> [What you are asked to do]
From the records below, return every line containing the word "dnext".

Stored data
• • •

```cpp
template <class V, int BITS, bool XCD, class CNT>
__global__ __launch_bounds__(RS_THREADS) void k_rs_scatter(const u64 *__restrict__ kin, const V *__restrict__ vin,
                                                            u64 *__restrict__ kout, V *__restrict__ vout, int64_t n, int shift, u32 dmask,
                                                            const u32 *__restrict__ blockoff, u32 nblocks, uint8_t *__restrict__ dnext, int nshift, u32 nmask) {
    constexpr int NB = 1 << BITS;
    constexpr int BPT = NB / RS_THREADS;
    static_assert(NB % RS_THREADS == 0 && RS_TILE < 65536, "bins per thread, 16-bit counters");
    __shared__ CNT cnt[RS_WAVES][NB];
    __shared__ u32 gbase[NB];
    __shared__ CNT dstart[NB];
    __shared__ u32 wtot[RS_WAVES];
    __shared__ u64 skey[RS_TILE];
    __shared__ V sval[RS_TILE];
    const u32 tile = rs_tile_of<XCD>(nblocks);
    if (tile >= nblocks) return;
    const int lane = threadIdx.x & 63, w = threadIdx.x >> 6;
    for (int k = threadIdx.x; k < RS_WAVES * NB; k += RS_THREADS) (&cnt[0][0])[k] = 0;
    for (int k = threadIdx.x; k < NB; k += RS_THREADS) gbase[k] = blockoff[(size_t)k * nblocks + tile];
    __syncthreads();

    const int64_t wbase = (int64_t)tile * RS_TILE + (int64_t)w * (64 * RS_ITEMS);
    u64 key[RS_ITEMS];
    V val[RS_ITEMS];
    u32 rnk[RS_ITEMS];
    const u64 lt = (lane == 0) ? 0ull : (~0ull >> (64 - lane));
#pragma unroll
    for (int r = 0; r < RS_ITEMS; r++) {
        const int64_t i = wbase + (int64_t)r * 64 + lane;
        key[r] = i < n ? kin[i] : ~0ull;
    }
#pragma unroll
    for (int r = 0; r < RS_ITEMS; r++) {
        const int64_t i = wbase + (int64_t)r * 64 + lane;
        val[r] = i < n ? vin[i] : V(0);
    }
#pragma unroll
    for (int r = 0; r < RS_ITEMS; r++) {
        const int64_t i = wbase + (int64_t)r * 64 + lane;
        const bool valid = i < n;
        const u32 d = (u32)(key[r] >> shift) & dmask;
        u64 peers = __ballot(valid);
#pragma unroll
        for (int b = 0; b < BITS; b++) {
            const bool bit = (d >> b) & 1u;
            const u64 bal = __ballot(bit);
            peers &= bit ? bal : ~bal;
        }
        const u32 below = (u32)__popcll(peers & lt);
        const u32 old = cnt[w][d];
        __builtin_amdgcn_wave_barrier();
        if (valid && below == 0) cnt[w][d] = (CNT)(old + (u32)__popcll(peers));
        __builtin_amdgcn_wave_barrier();
        rnk[r] = old + below;
    }
    __syncthreads();
    u32 tot[BPT], mytot = 0;
#pragma unroll
    for (int b = 0; b < BPT; b++) {
        const int d = threadIdx.x * BPT + b;
        u32 run = 0;
#pragma unroll
        for (int k = 0; k < RS_WAVES; k++) { const u32 c = cnt[k][d]; cnt[k][d] = (CNT)run; run += c; }
        tot[b] = run; mytot += run;
    }
    {
        u32 inc = mytot;
#pragma unroll
        for (int dd = 1; dd < 64; dd <<= 1) { const u32 t = __shfl_up(inc, dd, 64); if (lane >= dd) inc += t; }
        if (lane == 63) wtot[w] = inc;
        __syncthreads();
        u32 before = inc - mytot;
#pragma unroll
        for (int k = 0; k < RS_WAVES; k++) if (k < w) before += wtot[k];
#pragma unroll
        for (int b = 0; b < BPT; b++) { dstart[threadIdx.x * BPT + b] = (CNT)before; before += tot[b]; }
    }
    __syncthreads();
#pragma unroll
    for (int r = 0; r < RS_ITEMS; r++) {
        const int64_t i = wbase + (int64_t)r * 64 + lane;
        if (i < n) {
            const u32 d = (u32)(key[r] >> shift) & dmask;
            const u32 li = (u32)dstart[d] + (u32)cnt[w][d] + rnk[r];
            skey[li] = key[r];
            sval[li] = val[r];
        }
    }
    __syncthreads();
    const int64_t tbase = (int64_t)tile * RS_TILE;
    const u32 nvalid = (u32)((n - tbase) < (int64_t)RS_TILE ? (n - tbase) : (int64_t)RS_TILE);
    for (u32 li = threadIdx.x; li < nvalid; li += RS_THREADS) {
        const u64 k = skey[li];
        const u32 d = (u32)(k >> shift) & dmask;
        const size_t dst = (size_t)gbase[d] + (li - (u32)dstart[d]);
        kout[dst] = k;
        vout[dst] = sval[li];
        if (dnext) dnext[dst] = (uint8_t)((u32)(k >> nshift) & nmask);
    }
}

template <class V, int BITS, bool XCD, class CNT>
static void rs_scatter_launch(hipStream_t q, u32 nb, const u64 *ki, const V *vi, u64 *ko, V *vo, int64_t n, int shift, u32 dmask, const u32 *bh,
                              uint8_t *dnext, int nshift, u32 nmask) {
    const u32 grid = XCD ? RS_XCDS * ((nb + RS_XCDS - 1) / RS_XCDS) : nb;
    hipLaunchKernelGGL((k_rs_scatter<V, BITS, XCD, CNT>), dim3(grid), dim3(RS_THREADS), 0, q, ki, vi, ko, vo, n, shift, dmask, bh, nb, dnext, nshift, nmask);
}

}

int rv_radix_passes(const Workspace &ws, int nbits) {
    const int w = ws.opt.rs_bits == 10 ? 10 : 8;
    return nbits <= 0 ? 0 : (nbits + w - 1) / w;
}

static bool rs_digit_bytes(const Workspace &ws, int64_t n, int bit_lo, int bit_hi) {
    return ws.opt.rs_bits != 10 && !ws.opt.rs_no_digit_bytes && n > 1 && n >= ((int64_t)1 << 20) && n < ((int64_t)1 << 32) && bit_hi - bit_lo > 8;
}
uint8_t *rv_radix_first_digits(Workspace &ws, int64_t n, int bit_lo, int bit_hi) {
    if (!rs_digit_bytes(ws, n, bit_lo, bit_hi) || ws.rs_digits.reserve((size_t)n + 64)) return nullptr;
    return ws.rs_digits.as<uint8_t>();
}

template <class V>
int rv_radix_sort_pairs(Workspace &ws, u64 *k0, V *v0, u64 *k1, V *v1, int64_t n, int bit_lo, int bit_hi, int *result_in_1, bool first_digits) {
    *result_in_1 = 0;
    if (n <= 1 || bit_hi <= bit_lo) return 0;
    if (n >= ((int64_t)1 << 32)) { rv_set_error("radix sort: n >= 2^32 not supported"); return -1; }
    const int width = ws.opt.rs_bits == 10 ? 10 : 8;
    const bool xcd = ws.opt.rs_xcd != 0, c16 = ws.opt.rs_cnt16 != 0;
    const u32 nb = (u32)ceil_div(n, RS_TILE);
    RV_TRY(ws.rs_hist.reserve(((size_t)1 << width) * nb * sizeof(u32)));
    u32 *bh = ws.rs_hist.as<u32>();
    const bool bytes = rs_digit_bytes(ws, n, bit_lo, bit_hi);
    if (first_digits && (!bytes || ws.rs_digits.cap < (size_t)n + 64)) { rv_set_error("radix sort: first digits announced but the byte path is off"); return -1; }
    if (bytes) RV_TRY(ws.rs_digits.reserve((size_t)n + 64));
    uint8_t *dig = bytes ? ws.rs_digits.as<uint8_t>() : nullptr;
    bool have_digits = first_digits;
    u64 *ki = k0, *ko = k1;
    V *vi = v0, *vo = v1;
    int flip = 0;
    for (int shift = bit_lo; shift < bit_hi; shift += width) {
        const int wbits = bit_hi - shift < width ? bit_hi - shift : width;
        const u32 dmask = (1u << wbits) - 1u;
        int pid = ws.prof_begin(8 , (have_digits ? 1.0 : 8.0) * (double)n);
        const u32 hgrid = xcd ? RS_XCDS * ((nb + RS_XCDS - 1) / RS_XCDS) : nb;
        if (have_digits) {
            if (xcd) hipLaunchKernelGGL((k_rs_hist_bytes<true>), dim3(hgrid), dim3(RS_THREADS), 0, ws.stream, (const uint8_t *)dig, n, bh, nb);
            else hipLaunchKernelGGL((k_rs_hist_bytes<false>), dim3(hgrid), dim3(RS_THREADS), 0, ws.stream, (const uint8_t *)dig, n, bh, nb);
        } else if (width == 10) { if (xcd) hipLaunchKernelGGL((k_rs_hist<10, true>), dim3(hgrid), dim3(RS_THREADS), 0, ws.stream, (const u64 *)ki, n, shift, dmask, bh, nb);
                           else hipLaunchKernelGGL((k_rs_hist<10, false>), dim3(hgrid), dim3(RS_THREADS), 0, ws.stream, (const u64 *)ki, n, shift, dmask, bh, nb); }
        else             { if (xcd) hipLaunchKernelGGL((k_rs_hist<8, true>), dim3(hgrid), dim3(RS_THREADS), 0, ws.stream, (const u64 *)ki, n, shift, dmask, bh, nb);
                           else hipLaunchKernelGGL((k_rs_hist<8, false>), dim3(hgrid), dim3(RS_THREADS), 0, ws.stream, (const u64 *)ki, n, shift, dmask, bh, nb); }
        RV_LAUNCH_CHECK();
        ws.prof_end(pid);
        RV_TRY(rv_exclusive_sum_u32(ws, bh, bh, ((int64_t)1 << width) * nb));
        const int nshift = shift + width;
        const bool more = nshift < bit_hi;
        const u32 nmask = more ? ((1u << (bit_hi - nshift < width ? bit_hi - nshift : width)) - 1u) : 0u;
        uint8_t *dn = (bytes && more) ? dig : nullptr;
        pid = ws.prof_begin(7 , (2.0 * (8.0 + sizeof(V)) + (dn ? 1.0 : 0.0)) * (double)n);
#define RS_GO(B_, X_, C_) rs_scatter_launch<V, B_, X_, C_>(ws.stream, nb, (const u64 *)ki, (const V *)vi, ko, vo, n, shift, dmask, (const u32 *)bh, dn, nshift, nmask)
        if (width == 10) { if (xcd) { if (c16) RS_GO(10, true, uint16_t); else RS_GO(10, true, u32); } else { if (c16) RS_GO(10, false, uint16_t); else RS_GO(10, false, u32); } }
        else             { if (xcd) { if (c16) RS_GO(8, true, uint16_t); else RS_GO(8, true, u32); } else { if (c16) RS_GO(8, false, uint16_t); else RS_GO(8, false, u32); } }
#undef RS_GO
        RV_LAUNCH_CHECK();
        ws.prof_end(pid);
        have_digits = dn != nullptr;
        u64 *tk = ki; ki = ko; ko = tk;
        V *tv = vi; vi = vo; vo = tv;
        flip ^= 1;
    }
    *result_in_1 = flip;
    return 0;
}

__global__ __launch_bounds__(256) void k_h2d_copy(const uint4 *__restrict__ src, uint4 *__restrict__ dst, size_t n16) {
    for (size_t i = (size_t)blockIdx.x * 256 + threadIdx.x; i < n16; i += (size_t)gridDim.x * 256) dst[i] = src[i];
}
int rv_read_back(Workspace &ws, void *dst, const void *dsrc, size_t bytes) {
    RV_TRY(ws.hpin.reserve(bytes < 4096 ? 4096 : bytes));
    if (!ws.ev_rb) RV_HIP(hipEventCreateWithFlags(&ws.ev_rb, hipEventDisableTiming));
    RV_HIP(hipMemcpyAsync(ws.hpin.p, dsrc, bytes, hipMemcpyDeviceToHost, ws.stream));
    RV_HIP(hipEventRecord(ws.ev_rb, ws.stream));
    const hipError_t e = rv_event_wait(ws.ev_rb);
    if (e != hipSuccess) { rv_set_error("rv_read_back: %s", hipGetErrorString(e)); return -1; }
    memcpy(dst, ws.hpin.p, bytes);
    return 0;
}

int rv_read_back2(Workspace &ws, void *dst_a, const void *dsrc_a, size_t bytes_a, void *dst_b, const void *dsrc_b, size_t bytes_b) {
    const size_t off = (bytes_a + 63) & ~(size_t)63;
    RV_TRY(ws.hpin.reserve(off + bytes_b < 4096 ? 4096 : off + bytes_b));
    if (!ws.ev_rb) RV_HIP(hipEventCreateWithFlags(&ws.ev_rb, hipEventDisableTiming));
    RV_HIP(hipMemcpyAsync(ws.hpin.p, dsrc_a, bytes_a, hipMemcpyDeviceToHost, ws.stream));
    RV_HIP(hipMemcpyAsync((uint8_t *)ws.hpin.p + off, dsrc_b, bytes_b, hipMemcpyDeviceToHost, ws.stream));
    RV_HIP(hipEventRecord(ws.ev_rb, ws.stream));
    const hipError_t e = rv_event_wait(ws.ev_rb);
    if (e != hipSuccess) { rv_set_error("rv_read_back2: %s", hipGetErrorString(e)); return -1; }
    memcpy(dst_a, ws.hpin.p, bytes_a);
    memcpy(dst_b, (const uint8_t *)ws.hpin.p + off, bytes_b);
    return 0;
}

int rv_h2d_copy(Workspace &ws, const void *pinned_src, void *dst, size_t bytes) {
    const size_t n16 = (bytes + 15) / 16;
    if (n16 == 0) return 0;
    size_t blocks = (n16 + 255) / 256;
    if (blocks > 512) blocks = 512;
    hipLaunchKernelGGL(k_h2d_copy, dim3((unsigned)blocks), dim3(256), 0, ws.stream, (const uint4 *)pinned_src, (uint4 *)dst, n16);
    RV_LAUNCH_CHECK();
    return 0;
}

template int rv_radix_sort_pairs<u32>(Workspace &, u64 *, u32 *, u64 *, u32 *, int64_t, int, int, int *, bool);
template int rv_radix_sort_pairs<u64>(Workspace &, u64 *, u64 *, u64 *, u64 *, int64_t, int, int, int *, bool);
```

Measured before the change: 25090.

## Alias radix-scatter value staging onto key LDS buffer and restructure ranking

The onesweep-style radix scatter kernel now stages values in the same shared buffer as the keys, writing them out in a second phase after the keys have been emitted. This drops the separate sval array, and launch bounds plus an explicit dynamic LDS allocation are set to pin occupancy for the 8-bit variant. The per-wave digit ranking is rewritten with 32-bit halves and bitop3 masking. Rank and digit are packed into one register, local indices are packed in pairs, and full tiles are specialised to skip bounds checks. The cost is an extra barrier round and values being written out separately from keys, which may reduce write coalescing overlap.

```diff
diff --git a/reveal_amd/csrc/rv_prims.hip b/reveal_amd/csrc/rv_prims.hip
--- a/reveal_amd/csrc/rv_prims.hip
+++ b/reveal_amd/csrc/rv_prims.hip
@@ -1,5 +1,6 @@
 #include "rv_common.h"
 #include <string.h>
+#include <type_traits>
 
 namespace {
 
@@ -193,59 +194,61 @@
     blockhist[(size_t)threadIdx.x * nblocks + tile] = h[threadIdx.x];
 }
 
+constexpr unsigned RS_LDS_HOLD = 8192;
 template <class V, int BITS, bool XCD, class CNT>
-__global__ __launch_bounds__(RS_THREADS) void k_rs_scatter(const u64 *__restrict__ kin, const V *__restrict__ vin,
+__global__ __launch_bounds__(RS_THREADS, BITS == 8 ? 4 : 1) void k_rs_scatter(const u64 *__restrict__ kin, const V *__restrict__ vin,
                                                             u64 *__restrict__ kout, V *__restrict__ vout, int64_t n, int shift, u32 dmask,
                                                             const u32 *__restrict__ blockoff, u32 nblocks, uint8_t *__restrict__ dnext, int nshift, u32 nmask) {
     constexpr int NB = 1 << BITS;
     constexpr int BPT = NB / RS_THREADS;
-    static_assert(NB % RS_THREADS == 0 && RS_TILE < 65536, "bins per thread, 16-bit counters");
+    static_assert(NB % RS_THREADS == 0 && RS_TILE < 65536 && RS_ITEMS % 2 == 0, "bins per thread, 16-bit counters and local indices");
+    static_assert(sizeof(V) <= sizeof(u64), "the values are staged where the keys were");
     __shared__ CNT cnt[RS_WAVES][NB];
     __shared__ u32 gbase[NB];
     __shared__ CNT dstart[NB];
     __shared__ u32 wtot[RS_WAVES];
     __shared__ u64 skey[RS_TILE];
-    __shared__ V sval[RS_TILE];
+    static_assert(BITS != 8 || sizeof cnt + sizeof gbase + sizeof dstart + sizeof wtot + sizeof skey <= 40 * 1024, "the 8-bit kernel's own arrays: 40 KiB at most");
+    V *const sval = reinterpret_cast<V *>(skey);
     const u32 tile = rs_tile_of<XCD>(nblocks);
     if (tile >= nblocks) return;
-    const int lane = threadIdx.x & 63, w = threadIdx.x >> 6;
+    const int lane = threadIdx.x & 63, w = __builtin_amdgcn_readfirstlane(threadIdx.x >> 6);
     for (int k = threadIdx.x; k < RS_WAVES * NB; k += RS_THREADS) (&cnt[0][0])[k] = 0;
     for (int k = threadIdx.x; k < NB; k += RS_THREADS) gbase[k] = blockoff[(size_t)k * nblocks + tile];
     __syncthreads();
 
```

• • •

> [Solution for this task]
                                                            const u32 *__restrict__ blockoff, u32 nblocks, uint8_t *__restrict__ dnext, int nshift, u32 nmask) {
        if (dnext) dnext[dst] = (uint8_t)((u32)(k >> nshift) & nmask);
                              uint8_t *dnext, int nshift, u32 nmask) {
    hipLaunchKernelGGL((k_rs_scatter<V, BITS, XCD, CNT>), dim3(grid), dim3(RS_THREADS), 0, q, ki, vi, ko, vo, n, shift, dmask, bh, nb, dnext, nshift, nmask);
                                                             const u32 *__restrict__ blockoff, u32 nblocks, uint8_t *__restrict__ dnext, int nshift, u32 nmask) {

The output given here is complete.